__Supplied information__.
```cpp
static int pdoy_count_multi(xh_ctx* ctx, const float* x, int64_t T, int64_t C, int64_t st, const int32_t* tbase, int nyears,
                            int ndoy, int window, double per, double alpha, double beta, int op, const int32_t* doy_period,
                            int P, int32_t* count_out, int32_t* valid_out) {
  const int N = nyears * window;
  if (!(N > 32 && nyears <= 64 && (window == 3 || window == 5 || window == 7))) return XH_ERR_NOTIMPL;
  if (op != XH_OP_GT && op != XH_OP_GE && op != XH_OP_LT && op != XH_OP_LE) return XH_ERR_NOTIMPL;
  for (int64_t i = 0; i < (int64_t)nyears * ndoy; ++i) {
    XH_REQUIRE(tbase[i] >= -1 && tbase[i] < T, XH_ERR_ARG, "xh_percentile_doy_count: tbase entry out of range");
    XH_REQUIRE(tbase[i] < 0 ? doy_period[i] < 0 : (doy_period[i] >= 0 && doy_period[i] < P), XH_ERR_ARG,
               "xh_percentile_doy_count: doy_period[%lld] must be in [0, P) for present days and < 0 for absent ones",
               (long long)i);
  }
  uint8_t* regular = (uint8_t*)malloc((size_t)ndoy);
  int32_t* irregular = (int32_t*)malloc(sizeof(int32_t) * (size_t)ndoy);
  QTab* tab = (QTab*)malloc(sizeof(QTab) * (size_t)(N + 1));
  if (!regular || !irregular || !tab) {
    free(regular); free(irregular); free(tab);
    xh_set_error("xh_percentile_doy_count: out of host memory");
    return XH_ERR_ARG;
  }
  const int nirr = pdoy_regular_flags(tbase, nyears, ndoy, window, T, nullptr, T, regular, irregular);
  const double q = per / 100.0;
// ... 188 lines not shown
```

xclim_amd/csrc/reduce.hip:

```cpp
#include "common.h"
#include "window.h"

template <int VEC, int KIND>
__global__ void __launch_bounds__(XH_BLOCK)
k_threshold_count(const float* __restrict__ x, int64_t C, int64_t st, int op, float thr32, double thr64,
                  const void* __restrict__ table, int64_t tstride, const int32_t* __restrict__ tidx,
                  const int64_t* __restrict__ seg_off, int P, int32_t* __restrict__ count_out,
                  int32_t* __restrict__ valid_out, int period_fast) {
  const unsigned tile = period_fast ? blockIdx.y : blockIdx.x;
  const int pstart = period_fast ? blockIdx.x : blockIdx.y, pstep = period_fast ? gridDim.x : gridDim.y;
  int64_t c = ((int64_t)tile * XH_BLOCK + threadIdx.x) * VEC;
  if (c >= C) return;
  for (int p = pstart; p < P; p += pstep) {
    int64_t t0 = seg_off[p], t1 = seg_off[p + 1];
    int cnt[VEC], val[VEC];
#pragma unroll
    for (int i = 0; i < VEC; ++i) cnt[i] = 0, val[i] = 0;
    xh_march_rows<VEC, 8>(x + c, st, t0, t1, [&](int64_t t, const VecF<VEC>& xv) {
      if (KIND == XH_THR_SCALAR_F32) {
#pragma unroll
        for (int i = 0; i < VEC; ++i) cnt[i] += xh_cmp_f32(xv.v[i], op, thr32) ? 1 : 0;
      } else if (KIND == XH_THR_SCALAR_F64) {
#pragma unroll
        for (int i = 0; i < VEC; ++i) cnt[i] += xh_cmp_f64((double)xv.v[i], op, thr64) ? 1 : 0;
// ... 170 lines not shown
        else if (RED == XH_RED_VAR) r = (poisoned || n[i] == 0) ? xh_nan32() : (float)(s2[i] / (double)n[i]);
        else r = (poisoned || n[i] == 0) ? xh_nan32() : (float)sqrt(s2[i] / (double)n[i]);
        if (len == 0 && RED != XH_RED_SUM) r = xh_nan32();
        reinterpret_cast<float*>(out_v)[o + i] = r;
      }
    }
    if (valid_out) {
#pragma unroll
      for (int i = 0; i < VEC; ++i) valid_out[o + i] = n[i];
    }
  }
}

template <int VEC>
static int launch_resample_reduce(xh_ctx* ctx, int reducer, dim3 grid, const float* x, int64_t C, int64_t st, int skipna,
                                  const int64_t* seg, int P, void* out, int32_t* valid_out) {
#define XH_RR(R)                                                                                                   \
  case R:                                                                                                          \
    hipLaunchKernelGGL((k_resample_reduce<VEC, R>), grid, dim3(XH_BLOCK), 0, ctx->stream, x, C, st, skipna, seg, P, out, \
                       valid_out);                                                                                 \
    break;
  switch (reducer) {
    XH_RR(XH_RED_SUM) XH_RR(XH_RED_MEAN) XH_RR(XH_RED_MIN) XH_RR(XH_RED_MAX) XH_RR(XH_RED_STD) XH_RR(XH_RED_VAR)
    XH_RR(XH_RED_COUNT) XH_RR(XH_RED_ARGMIN) XH_RR(XH_RED_ARGMAX)
    default:
      xh_set_error("xh_resample_reduce: reducer %d not recognized", reducer);
      return XH_ERR_OP;
  }
#undef XH_RR
  XH_LAUNCH_CHECK();
  return XH_OK;
}

__global__ void __launch_bounds__(XH_BLOCK)
k_apply_missing_mask(const void* __restrict__ value, int kind, const int32_t* __restrict__ valid,
                     const int32_t* __restrict__ expected, int P, int64_t C, double* __restrict__ out) {
  int64_t i = (int64_t)blockIdx.x * XH_BLOCK + threadIdx.x;
  int64_t n = (int64_t)P * C;
  if (i >= n) return;
  int p = (int)(i / C);
  double v = kind == 0 ? (double)reinterpret_cast<const int32_t*>(value)[i]
             : kind == 1 ? (double)reinterpret_cast<const float*>(value)[i]
                         : reinterpret_cast<const double*>(value)[i];
  out[i] = (valid[i] != expected[p]) ? xh_nan64() : v;
}

template <int RED>
__global__ void __launch_bounds__(XH_BLOCK)
k_rolling_reduce(const float* __restrict__ x, int64_t T, int64_t C, int64_t st, int window, int left, int right,
                 float* __restrict__ out, int64_t out_st) {
  int64_t c = (int64_t)blockIdx.x * XH_BLOCK + threadIdx.x;
  if (c >= C) return;
  int64_t chunk = cdiv64(T, (int64_t)gridDim.y);
  int64_t ta = (int64_t)blockIdx.y * chunk, tb = ta + chunk;
  if (tb > T) tb = T;
  for (int64_t t = ta; t < tb; ++t) {
    int64_t a = t - left, b = t + right;
    float r;
    if (RED == XH_RED_COUNT) {
      int n = 0;
      for (int64_t k = (a < 0 ? 0 : a); k <= b && k < T; ++k) {
        float v = x[k * st + c];
        n += (v == v) ? 1 : 0;
      }
      r = (float)n;
    } else if (a < 0 || b >= T) {
      r = xh_nan32();
    } else {
      double s = 0.0;
      float e = x[a * st + c];
      bool nan = false;
      for (int64_t k = a; k <= b; ++k) {
        float v = x[k * st + c];
        nan |= (v != v);
        if (RED == XH_RED_MIN) e = v < e ? v : e;
        else if (RED == XH_RED_MAX) e = v > e ? v : e;
        else s += (double)v;
      }
      if (RED == XH_RED_SUM) r = (float)s;
      else if (RED == XH_RED_MEAN) r = (float)(s / (double)window);
      else if (RED == XH_RED_MIN || RED == XH_RED_MAX) r = e;
      else {
        double m = s / (double)window, s2 = 0.0;
        for (int64_t k = a; k <= b; ++k) {
          double d = (double)x[k * st + c] - m;
          s2 += d * d;
        }
        r = (RED == XH_RED_VAR) ? (float)(s2 / (double)window) : (float)sqrt(s2 / (double)window);
      }
      if (nan) r = xh_nan32();
    }
    out[t * out_st + c] = r;
  }
}
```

__Work request__.
Filter the entries and copy out every line with the word "pstep".

__Reply to the task__.
  const int pstart = period_fast ? blockIdx.x : blockIdx.y, pstep = period_fast ? gridDim.x : gridDim.y;
  for (int p = pstart; p < P; p += pstep) {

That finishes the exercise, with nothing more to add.